The whole listing is to be restated, character for character.
(GIVEN RECORDS begins)
#define SPLIT_T 1024
__global__ __launch_bounds__(SPLIT_T) void blob_split_kernel(int nblk, const unsigned char* __restrict__ bclass, int* list,
                                                             int* cnt) {
    __shared__ int wsum[2][SPLIT_T / 64];
    const int per = (nblk + SPLIT_T - 1) / SPLIT_T;
    const int b0 = threadIdx.x * per, b1 = (b0 + per < nblk) ? b0 + per : nblk;
    int c0 = 0, c1 = 0;
    for (int b = b0; b < b1; ++b) { const int c = bclass[b]; c0 += c == 0; c1 += c == 1; }
    const int i0 = wave_scan_incl(c0), i1 = wave_scan_incl(c1);
    const int lane = threadIdx.x & 63, wv = threadIdx.x >> 6;
    if (lane == 63) { wsum[0][wv] = i0; wsum[1][wv] = i1; }
    __syncthreads();
    int o0 = i0 - c0, o1 = i1 - c1, t0 = 0, t1 = 0;
    for (int w = 0; w < SPLIT_T / 64; ++w) {
        if (w < wv) { o0 += wsum[0][w]; o1 += wsum[1][w]; }
        t0 += wsum[0][w]; t1 += wsum[1][w];
    }
    for (int b = b0; b < b1; ++b) {
        const int c = bclass[b];
        if (c == 0) list[o0++] = b;
        else if (c == 1) list[t0 + o1++] = b;
    }
    if (threadIdx.x == 0) { cnt[0] = t0; cnt[1] = t1; cnt[2] = nblk - t0 - t1; }
}

int sphx_blob_translate(sphx_ctx* ctx, int64_t n, int k) {
    const int64_t npad = sphx_pad64(n);
    const int nblk = (int)((npad + BLOB_P - 1) / BLOB_P);
    SPHX_TRY(sphx_ensure(ctx, ctx->slot16, (size_t)k * npad * sizeof(u16) + 512));
    SPHX_TRY(sphx_ensure(ctx, ctx->uniq, (size_t)nblk * BLOB_S * sizeof(int)));
    int slots = ctx->blob_slots;
    if (slots < 1) slots = 1;
    if (slots > BLOB_S) slots = BLOB_S;
    const bool split = ctx->map_perm != nullptr && ctx->blob_split_on;
    unsigned char* bclass = nullptr;
    ctx->blob_split_valid = false;
    if (split) {
        SPHX_TRY(sphx_ensure(ctx, ctx->blob_class, (size_t)nblk));
        SPHX_TRY(sphx_ensure(ctx, ctx->blob_split, ((size_t)nblk + 4) * sizeof(int)));
        bclass = ctx->blob_class.as<unsigned char>();
    }
    hipLaunchKernelGGL(blob_dedup_kernel, dim3(nblk), dim3(BLOB_T), (size_t)k * BLOB_P * sizeof(u16), ctx->stream, (int)n, (int)npad, k, slots,
                       ctx->nbr.as<int>(), ctx->slot16.as<u16>(), ctx->uniq.as<int>(), ctx->qorder, ctx->map_perm,
                       ctx->map_nactive, bclass);
    if (split) {
        int* list = ctx->blob_split.as<int>();
        hipLaunchKernelGGL(blob_split_kernel, dim3(1), dim3(SPLIT_T), 0, ctx->stream, nblk, bclass, list, list + (size_t)nblk);
        ctx->blob_split_valid = true;
        ctx->blob_split_nblk = nblk;
    }
    HIPCHK(hipGetLastError());
    ctx->blob_lists = true;
    return SPHX_OK;
}


struct DensityPass {
    typedef RecA Rec;
    typedef DensAcc Sums;
    static constexpr int NSIDE = 0, PER_SLOT = 64;
    static constexpr bool CLIPS = true, VOTES = false, ROW_FROM_LIST = true;
    const RecA* __restrict__ rec;
    double *rho_s, *rho, *rhod, *nden, *G, *ha;
    struct Row { double xr, yr, zr, hi2, ci, Ai; };
    typedef Q8 Nb;
    __device__ __forceinline__ BlobSides sides() const { return {}; }
    __device__ __forceinline__ Row load_row(int i) const {
        const Q8 s = gload8(&rec[i]);
        return Row{s.lo.a, s.lo.b, s.lo.c, s.lo.d, -6.0 * s.hi.a, s.hi.c};
    }
    __device__ __forceinline__ static void load_out(Row&, int, bool) {}
    __device__ __forceinline__ static void row_point(Row& r, const Nb& f) { r.xr = f.lo.a; r.yr = f.lo.b; r.zr = f.lo.c; }
    __device__ __forceinline__ static bool wanted(const Row&) { return true; }
    __device__ __forceinline__ Nb staged(const double2* img, const double*, int s, const int*) const {
        return lload8(img, s);
    }
    __device__ __forceinline__ Nb global(int j) const { return gload8(&rec[j]); }
    __device__ __forceinline__ static Nb none(const Row& r) { return Nb{Q4{r.xr, r.yr, r.zr, 0.0}, Q4{0.0, 0.0, 0.0, 0.0}}; }
    template <bool CLIP>
    __device__ __forceinline__ double term(Sums& a, const Nb& f, const Row& r) const {
        return density_term<SqrtMid>(a, f.lo, f.hi, r.xr, r.yr, r.zr, r.hi2, r.ci, r.Ai, CLIP);
    }
    __device__ __forceinline__ u64 finish(const Sums& a, double, const Row&, int i, int o) const {
        rho[o] = a.rho; rhod[o] = a.rd; nden[o] = a.n;
        rho_s[i] = a.rho;
        if (G) { G[3 * (size_t)o + 0] = -a.gx; G[3 * (size_t)o + 1] = -a.gy; G[3 * (size_t)o + 2] = -a.gz; }
        ha[3 * (size_t)o + 0] = -a.gx / a.rho;
        ha[3 * (size_t)o + 1] = -a.gy / a.rho;
        ha[3 * (size_t)o + 2] = -a.gz / a.rho;
        return SPHX_CT_NONE;
    }
};
BLOB_KERNEL blob_density_kernel(BLOB_COMMON, int clip, const int* __restrict__ omap, int n_active,
                                const RecA* __restrict__ rec, double* rho_s, double* rho, double* rhod, double* nden,
                                double* G, double* ha, BlobSel sel) {
    blob_pass(DensityPass{rec, rho_s, rho, rhod, nden, G, ha}, n, npad, k, nblk, nbr, slot16, uniq, qorder, clip, omap,
              n_active, nullptr, sel);
}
(GIVEN RECORDS ends)
TASK ANSWER =
#define SPLIT_T 1024
__global__ __launch_bounds__(SPLIT_T) void blob_split_kernel(int nblk, const unsigned char* __restrict__ bclass, int* list,
                                                             int* cnt) {
    __shared__ int wsum[2][SPLIT_T / 64];
    const int per = (nblk + SPLIT_T - 1) / SPLIT_T;
    const int b0 = threadIdx.x * per, b1 = (b0 + per < nblk) ? b0 + per : nblk;
    int c0 = 0, c1 = 0;
    for (int b = b0; b < b1; ++b) { const int c = bclass[b]; c0 += c == 0; c1 += c == 1; }
    const int i0 = wave_scan_incl(c0), i1 = wave_scan_incl(c1);
    const int lane = threadIdx.x & 63, wv = threadIdx.x >> 6;
    if (lane == 63) { wsum[0][wv] = i0; wsum[1][wv] = i1; }
    __syncthreads();
    int o0 = i0 - c0, o1 = i1 - c1, t0 = 0, t1 = 0;
    for (int w = 0; w < SPLIT_T / 64; ++w) {
        if (w < wv) { o0 += wsum[0][w]; o1 += wsum[1][w]; }
        t0 += wsum[0][w]; t1 += wsum[1][w];
    }
    for (int b = b0; b < b1; ++b) {
        const int c = bclass[b];
        if (c == 0) list[o0++] = b;
        else if (c == 1) list[t0 + o1++] = b;
    }
    if (threadIdx.x == 0) { cnt[0] = t0; cnt[1] = t1; cnt[2] = nblk - t0 - t1; }
}

int sphx_blob_translate(sphx_ctx* ctx, int64_t n, int k) {
    const int64_t npad = sphx_pad64(n);
    const int nblk = (int)((npad + BLOB_P - 1) / BLOB_P);
    SPHX_TRY(sphx_ensure(ctx, ctx->slot16, (size_t)k * npad * sizeof(u16) + 512));
    SPHX_TRY(sphx_ensure(ctx, ctx->uniq, (size_t)nblk * BLOB_S * sizeof(int)));
    int slots = ctx->blob_slots;
    if (slots < 1) slots = 1;
    if (slots > BLOB_S) slots = BLOB_S;
    const bool split = ctx->map_perm != nullptr && ctx->blob_split_on;
    unsigned char* bclass = nullptr;
    ctx->blob_split_valid = false;
    if (split) {
        SPHX_TRY(sphx_ensure(ctx, ctx->blob_class, (size_t)nblk));
        SPHX_TRY(sphx_ensure(ctx, ctx->blob_split, ((size_t)nblk + 4) * sizeof(int)));
        bclass = ctx->blob_class.as<unsigned char>();
    }
    hipLaunchKernelGGL(blob_dedup_kernel, dim3(nblk), dim3(BLOB_T), (size_t)k * BLOB_P * sizeof(u16), ctx->stream, (int)n, (int)npad, k, slots,
                       ctx->nbr.as<int>(), ctx->slot16.as<u16>(), ctx->uniq.as<int>(), ctx->qorder, ctx->map_perm,
                       ctx->map_nactive, bclass);
    if (split) {
        int* list = ctx->blob_split.as<int>();
        hipLaunchKernelGGL(blob_split_kernel, dim3(1), dim3(SPLIT_T), 0, ctx->stream, nblk, bclass, list, list + (size_t)nblk);
        ctx->blob_split_valid = true;
        ctx->blob_split_nblk = nblk;
    }
    HIPCHK(hipGetLastError());
    ctx->blob_lists = true;
    return SPHX_OK;
}


struct DensityPass {
    typedef RecA Rec;
    typedef DensAcc Sums;
    static constexpr int NSIDE = 0, PER_SLOT = 64;
    static constexpr bool CLIPS = true, VOTES = false, ROW_FROM_LIST = true;
    const RecA* __restrict__ rec;
    double *rho_s, *rho, *rhod, *nden, *G, *ha;
    struct Row { double xr, yr, zr, hi2, ci, Ai; };
    typedef Q8 Nb;
    __device__ __forceinline__ BlobSides sides() const { return {}; }
    __device__ __forceinline__ Row load_row(int i) const {
        const Q8 s = gload8(&rec[i]);
        return Row{s.lo.a, s.lo.b, s.lo.c, s.lo.d, -6.0 * s.hi.a, s.hi.c};
    }
    __device__ __forceinline__ static void load_out(Row&, int, bool) {}
    __device__ __forceinline__ static void row_point(Row& r, const Nb& f) { r.xr = f.lo.a; r.yr = f.lo.b; r.zr = f.lo.c; }
    __device__ __forceinline__ static bool wanted(const Row&) { return true; }
    __device__ __forceinline__ Nb staged(const double2* img, const double*, int s, const int*) const {
        return lload8(img, s);
    }
    __device__ __forceinline__ Nb global(int j) const { return gload8(&rec[j]); }
    __device__ __forceinline__ static Nb none(const Row& r) { return Nb{Q4{r.xr, r.yr, r.zr, 0.0}, Q4{0.0, 0.0, 0.0, 0.0}}; }
    template <bool CLIP>
    __device__ __forceinline__ double term(Sums& a, const Nb& f, const Row& r) const {
        return density_term<SqrtMid>(a, f.lo, f.hi, r.xr, r.yr, r.zr, r.hi2, r.ci, r.Ai, CLIP);
    }
    __device__ __forceinline__ u64 finish(const Sums& a, double, const Row&, int i, int o) const {
        rho[o] = a.rho; rhod[o] = a.rd; nden[o] = a.n;
        rho_s[i] = a.rho;
        if (G) { G[3 * (size_t)o + 0] = -a.gx; G[3 * (size_t)o + 1] = -a.gy; G[3 * (size_t)o + 2] = -a.gz; }
        ha[3 * (size_t)o + 0] = -a.gx / a.rho;
        ha[3 * (size_t)o + 1] = -a.gy / a.rho;
        ha[3 * (size_t)o + 2] = -a.gz / a.rho;
        return SPHX_CT_NONE;
    }
};
BLOB_KERNEL blob_density_kernel(BLOB_COMMON, int clip, const int* __restrict__ omap, int n_active,
                                const RecA* __restrict__ rec, double* rho_s, double* rho, double* rhod, double* nden,
                                double* G, double* ha, BlobSel sel) {
    blob_pass(DensityPass{rec, rho_s, rho, rhod, nden, G, ha}, n, npad, k, nblk, nbr, slot16, uniq, qorder, clip, omap,
              n_active, nullptr, sel);
}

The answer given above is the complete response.